Overall, the new CERC Regulations are positive for the sector as they bring in greater transparency in the process of determining transmission charges. As per Care Ratings, the new guidelines are mildly credit positive, for operational and under-construction transmission assets bring in more clarity on the process of clearing bills, encourage better grid discipline and partly mitigate the counterparty credit risk. In addition, they would help ensure proper allocation of transmission charges to various participants with the introduction of granularity in charges, improve grid discipline through precise forecasting and fine-tune the tariff mechanism.
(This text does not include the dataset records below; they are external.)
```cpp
int vt_gemm_pw_launch(const VtGemmParams& p, hipStream_t s) {
  const int tiles_n = p.N / BN, tiles_m = (p.M + BM - 1) / BM;
  const int per_group = tiles_n * tiles_m, total = per_group * p.groups;
  const int gm = 4;
  VtProfScope prof(3, p, s);
  const bool c16 = p.c_dtype != VT_F32;
#define VT_PW_GO(T16, TC) do { if (g_vt_pw_nb == 8) hipLaunchKernelGGL((gemm_pw_kernel<T16, TC, 8>), dim3(total), dim3(256), 0, s, p, tiles_n, per_group, total, gm); \
                               else hipLaunchKernelGGL((gemm_pw_kernel<T16, TC, 4>), dim3(total), dim3(256), 0, s, p, tiles_n, per_group, total, gm); } while (0)
  if (p.xn_out || p.rs_part) {
    const dim3 g(total), b(256);
    if (p.xn_out && (c16 || !p.residual || p.act != VT_ACT_NONE || p.hn_w0 || p.hn_w1)) return VT_ERR_UNSUPPORTED;
    if (p.xn_out && p.rs_part) return VT_ERR_UNSUPPORTED;
    if (p.xn_out) {
      if (p.a_dtype == VT_BF16) hipLaunchKernelGGL((gemm_pw_kernel<bf16_t, float, 4, 1>), g, b, 0, s, p, tiles_n, per_group, total, gm);
      else hipLaunchKernelGGL((gemm_pw_kernel<half_t, float, 4, 1>), g, b, 0, s, p, tiles_n, per_group, total, gm);
    } else if (!c16) {
      return VT_ERR_UNSUPPORTED;
    } else if (p.a_dtype == VT_BF16) {
      hipLaunchKernelGGL((gemm_pw_kernel<bf16_t, bf16_t, 4, 2>), g, b, 0, s, p, tiles_n, per_group, total, gm);
    } else {
      hipLaunchKernelGGL((gemm_pw_kernel<half_t, half_t, 4, 2>), g, b, 0, s, p, tiles_n, per_group, total, gm);
    }
    return vt_check_launch();
  }
  if (p.a_dtype == VT_BF16) { if (c16) VT_PW_GO(bf16_t, bf16_t); else VT_PW_GO(bf16_t, float); }
  else { if (c16) VT_PW_GO(half_t, half_t); else VT_PW_GO(half_t, float); }
#undef VT_PW_GO
  return vt_check_launch();
}

extern "C" int vt_pack_w32(const void* W, long ldw, void* out, int N, int K, vt_stream_t stream) {
  if (!W || !out || N <= 0 || K <= 0 || N % 32 || K % 16 || ldw % 8) return vt_fail(VT_ERR_ARG, "vt_pack_w32: N %% 32, K %% 16, ldw %% 8 must be 0");
  const long nchunks = (long)N * K / 8;
  hipLaunchKernelGGL(pack_w32_kernel, dim3((unsigned)((nchunks + 255) / 256)), dim3(256), 0, (hipStream_t)stream, (const uint16_t*)W, ldw, (uint16_t*)out, N, K);
  return vt_check_launch();
}
```

### vla-touch_amd/csrc/vt_gemm_route.h

```cpp
#pragma once
#include <hip/hip_runtime.h>
#include "vt_gemm.h"

enum VtGemmRoute : int {
  VT_GEMM_UNSUPPORTED = 0,
  VT_GEMM_BAD_ARG = 1,
  VT_GEMM_REG = 2,
  VT_GEMM_F32R = 3,
  VT_GEMM_GLDS = 4,
  VT_GEMM_PP = 5,
  VT_GEMM_PT = 6,
  VT_GEMM_PPK = 7,
  VT_GEMM_PW = 8,
  VT_GEMM_PWS = 9,
  VT_GEMM_ROWSPLIT = 10,
};

VtGemmRoute vt_gemm_route(const VtGemmParams& p);
VtGemmRoute vt_gemm_rowsplit(const VtGemmParams& p, VtGemmParams& head, VtGemmParams& tail);
void vt_gemm_route_tune(int knob, int value);

bool vt_gemm_lds_fits(const VtGemmParams& p);
bool vt_gemm_can_fuse_headnorm(const VtGemmParams& p);
bool vt_gemm_pp_fits(const VtGemmParams& p);
bool vt_gemm_pt_fits(const VtGemmParams& p);
bool vt_gemm_pt_one_round(const VtGemmParams& p);
bool vt_gemm_ppk_fits(const VtGemmParams& p);
bool vt_gemm_pw_fits(const VtGemmParams& p);
bool vt_gemm_pws_fits(const VtGemmParams& p);
bool vt_gemm_f32r_fits(const VtGemmParams& p);

int vt_gemm_reg_launch(const VtGemmParams& p, hipStream_t s);
int vt_gemm_f32r_launch(const VtGemmParams& p, hipStream_t s);
int vt_gemm_fast_launch(const VtGemmParams& p, hipStream_t s);
int vt_gemm_pp_launch(const VtGemmParams& p, hipStream_t s);
int vt_gemm_pt_launch(const VtGemmParams& p, hipStream_t s);
int vt_gemm_ppk_launch(const VtGemmParams& p, hipStream_t s);
int vt_gemm_pw_launch(const VtGemmParams& p, hipStream_t s);
int vt_gemm_pws_launch(const VtGemmParams& p, hipStream_t s);
void vt_gemm_pw_tune(int ring);
void vt_gemm_pws_tune(int split);
```

Measured before the change: 402.6.
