diff --git a/dynfu_amd/csrc/solve_internal.hpp b/dynfu_amd/csrc/solve_internal.hpp
--- a/dynfu_amd/csrc/solve_internal.hpp
+++ b/dynfu_amd/csrc/solve_internal.hpp
@@ -47,6 +47,60 @@
         else kernel<16> __VA_ARGS__;                   \
     } while (0)
 
+constexpr int LIN_SHARDS     = 32;
+constexpr int LIN_MAX_BLOCKS = 1024;
+constexpr size_t LIN_PARTIALS_LEN = 2 * LIN_MAX_BLOCKS + LIN_MAX_BLOCKS / 2;
+__host__ __device__ inline float* lin_max_floats(double* cost_partials) { return reinterpret_cast<float*>(cost_partials + 2 * LIN_MAX_BLOCKS); }
+__host__ __device__ inline const float* lin_max_floats(const double* cost_partials) {
+    return reinterpret_cast<const float*>(cost_partials + 2 * LIN_MAX_BLOCKS);
+}
+__host__ __device__ inline int lin_blocks(int N, int D, int k) {
+    const size_t R  = (size_t)N + (size_t)D * k;
+    const size_t nb = (R + 255) / 256;
+    return (int)(nb < (size_t)LIN_MAX_BLOCKS ? nb : (size_t)LIN_MAX_BLOCKS);
+}
+
+template <bool SAME_LAUNCH>
+__device__ __forceinline__ void lin_sum_partials(const double* cost_partials, unsigned int nb, bool with_max, double* sm ,
+                                                 double* smx ) {
+    double acc = 0.0, mx = 0.0;
+    constexpr int Q = LIN_MAX_BLOCKS / 256;
+    double cq[Q], mq[Q];
+#pragma unroll
+    for (int q = 0; q < Q; ++q) {
+        const unsigned int i = min(threadIdx.x + 256u * q, nb - 1);
+        if constexpr (SAME_LAUNCH) {
+            cq[q] = __hip_atomic_load(&cost_partials[i], __ATOMIC_RELAXED, __HIP_MEMORY_SCOPE_AGENT);
+            mq[q] = with_max ? __hip_atomic_load(&cost_partials[LIN_MAX_BLOCKS + i], __ATOMIC_RELAXED, __HIP_MEMORY_SCOPE_AGENT) : 0.0;
+        } else {
+            cq[q] = cost_partials[i];
+            mq[q] = with_max ? cost_partials[LIN_MAX_BLOCKS + i] : 0.0;
+        }
+    }
+#pragma unroll
+    for (int q = 0; q < Q; ++q)
+        if (threadIdx.x + 256u * q < nb) acc += cq[q], mx = fmax(mx, mq[q]);
+    sm[threadIdx.x] = acc, smx[threadIdx.x] = mx;
+    __syncthreads();
+    for (int o = 128; o > 0; o >>= 1) {
+        if ((int)threadIdx.x < o) sm[threadIdx.x] += sm[threadIdx.x + o], smx[threadIdx.x] = fmax(smx[threadIdx.x], smx[threadIdx.x + o]);
+        __syncthreads();
+    }
+}
+
+__device__ __forceinline__ void lin_book_cost(SolveState* st, double cost, double amax, int update_weights, int mode, float gn_tol,
+                                              bool clear_outer) {
+    if (update_weights) st->amax = (float)amax;
+    if (!st->have_initial) st->initial_cost = cost, st->have_initial = 1;
+    if (mode == 0) st->done = 0;
+    if (mode == 1 && !st->done && gn_tol > 0.f && (st->cost - cost) <= (double)gn_tol * st->cost) st->done = 1;
+    st->cost       = cost;
+    st->final_cost = cost;
+    st->cost_stale = 0;
+    if (mode != 2) st->weights_fresh = update_weights;
+    if (clear_outer && mode != 2 && update_weights && st->converged == 2) st->converged = 0;
+}
+
 template <class Kernel>
 static hipError_t allow_big_lds(Kernel* k) {
     return allow_dynamic_lds((const void*)k, 160 * 1024 - 1024);
diff --git a/dynfu_amd/csrc/solve_linearise.hip b/dynfu_amd/csrc/solve_linearise.hip
--- a/dynfu_amd/csrc/solve_linearise.hip
+++ b/dynfu_amd/csrc/solve_linearise.hip
@@ -9,9 +9,17 @@
 namespace dfa {
 
 
-template <int K>
+struct RowSums {
+    float sx = 0.f, sy = 0.f, sz = 0.f, wm = 0.f;
+    __device__ __forceinline__ void add(float w, float tx, float ty, float tz) {
+        sx += w * tx, sy += w * ty, sz += w * tz, wm = fmaxf(wm, fabsf(w));
+    }
+};
+
+template <int K, bool B_AHEAD>
 __device__ __forceinline__ float tukey_weight_of(const SolveView& s, const int (&n)[K], const float (&w)[K], f3 c, f3 l, float tukey_offset,
-                                                 float psi_data) {
+                                                 float psi_data, f3 b, f3& e, float& wm) {
+    RowSums rs;
     DQ sum = dq_identity();
 #pragma unroll
     for (int h = 0; h < K; h += 4) {
@@ -23,6 +31,10 @@
             tx[jj] = s.t[3 * nn], ty[jj] = s.t[3 * nn + 1], tz[jj] = s.t[3 * nn + 2];
             q[jj]  = dq_load(s.node_dq + 8 * (size_t)nn);
         }
+#pragma unroll
+        for (int jj = 0; jj < 4; ++jj)
+            if (n[h + jj] >= 0) rs.add(w[h + jj], tx[jj], ty[jj], tz[jj]);
+        if (h + 4 >= K) e = B_AHEAD ? mk3(b.x - rs.sx, b.y - rs.sy, b.z - rs.sz) : mk3(rs.sx, rs.sy, rs.sz), wm = rs.wm;
 #pragma unroll
         for (int jj = 0; jj < 4; ++jj) {
             if (n[h + jj] >= 0) {
@@ -40,16 +52,6 @@
     }
     return 0.f;
 }
-template <int K>
-__device__ __forceinline__ float tukey_weight(const SolveView& s, size_t v, float tukey_offset, float psi_data) {
-    const f3 c = mk3(s.canon[3 * v], s.canon[3 * v + 1], s.canon[3 * v + 2]);
-    int n[K];
-    float w[K];
-    load_row_graph<K>(s, v, n, w);
-    const f3 l = mk3(s.live[3 * v], s.live[3 * v + 1], s.live[3 * v + 2]);
-    return tukey_weight_of<K>(s, n, w, c, l, tukey_offset, psi_data);
-}
-
 __device__ __forceinline__ void huber_node(const SolveView& s, int i, float psi_reg) {
     const DQ dq_i = dq_mul(dq_from_translation(s.t[3 * i], s.t[3 * i + 1], s.t[3 * i + 2]),
                            dq_load(s.node_dq + 8 * (size_t)i));
@@ -77,11 +79,28 @@
     int mode;
     float gn_tol, tukey_offset, psi_data, w_reg_sq;
     long long* iters_total;
+    int handoff;
     float huber_psi;
 };
 
-constexpr int LIN_SHARDS     = 32;
-constexpr int LIN_MAX_BLOCKS = 1024;
+#ifdef DFA_PCG_PROFILE
+__device__ unsigned long long lin_tbuf[1024 * 8];
+extern "C" __attribute__((visibility("default"))) int dfa_dev_lin_timing(unsigned long long* out, int n) {
+    return (int)hipMemcpyFromSymbol(out, HIP_SYMBOL(lin_tbuf), sizeof(unsigned long long) * 8 * (size_t)n);
+}
+#define LIN_MARK(i) (lw_[i] = wall_clock64())
+#define LIN_MARKS_OUT(last)                                                          \
+    do {                                                                             \
+        if (threadIdx.x == 0 && a.mode != 2) {                                       \
+            lw_[3 + 3 * (last)] = wall_clock64(), lw_[7] = (last);                   \
+            if (last) lw_[3] = lw_[6];                                               \
+            for (int i_ = 0; i_ < 8; ++i_) lin_tbuf[8 * blockIdx.x + i_] = lw_[i_];  \
+        }                                                                            \
+    } while (0)
+#else
+#define LIN_MARK(i)
+#define LIN_MARKS_OUT(last)
+#endif
 
 template <int K>
 struct LinRow {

Also, under the old PoC regulations, the states were able to project lower load and higher generation (which led to a lower transmission charge), as there was no penalty for incorrect projections. Hence, now transmission charges would be computed based on the actual load scenario. However, the new regulations are likely to lead to an increase in interstate transmission charges payable by certain states. For instance, for Kerala State Electricity Board Limited (KSEBL), the yearly charges are expected to increase from Rs 5.5 billion to Rs 15 billion, which may eventually lead to an increase in retail supply tariffs by Re 0.50 per unit. Other states such as Odisha, Tamil Nadu and West Bengal are also expected to witness an increase in transmission charges while some states may see a decline. This is mainly owing to the change in the computation method of underutilised interstate transmission lines.

The utilisation rate of several interstate lines constructed in recent years is below 30 per cent. These transmission lines were developed to enable the export of power from large thermal projects, many of which are stranded because of lack of offtakers and, therefore, the transmission connectivity has been relinquished by developers. It is estimated that about 34,000 MW of transmission capacity has so far been relinquished by private generating companies, out of the 83,000 MW allocated by Power Grid Corporation of India Limited.

So far, the charges for underutilised lines were being borne by states through which these lines pass through, as they are the ones that use them. However, as per KSEBL, the new regulations have segregated these charges into “usage” and “balance” components, wherein the former accounts for 22 per cent of the total charges and the latter component that accounts for 78 per cent of the total charges is apportioned among states, irrespective of whether they are using the lines or not. Kerala is using nearly 100 per cent of all lines passing through the state and paying the respective charges. However, these lines are underutilised in several other states and, therefore, the charges for such lines will also be loaded on to states such as Kerala. KSEBL is reportedly planning to approach the high court against the CERC’s Regulations. However, it is yet to be seen whether more states will come forward against these regulations.

To conclude, transmission pricing is a critical issue for utilities and it is necessary for regulators to keep them as balanced as possible.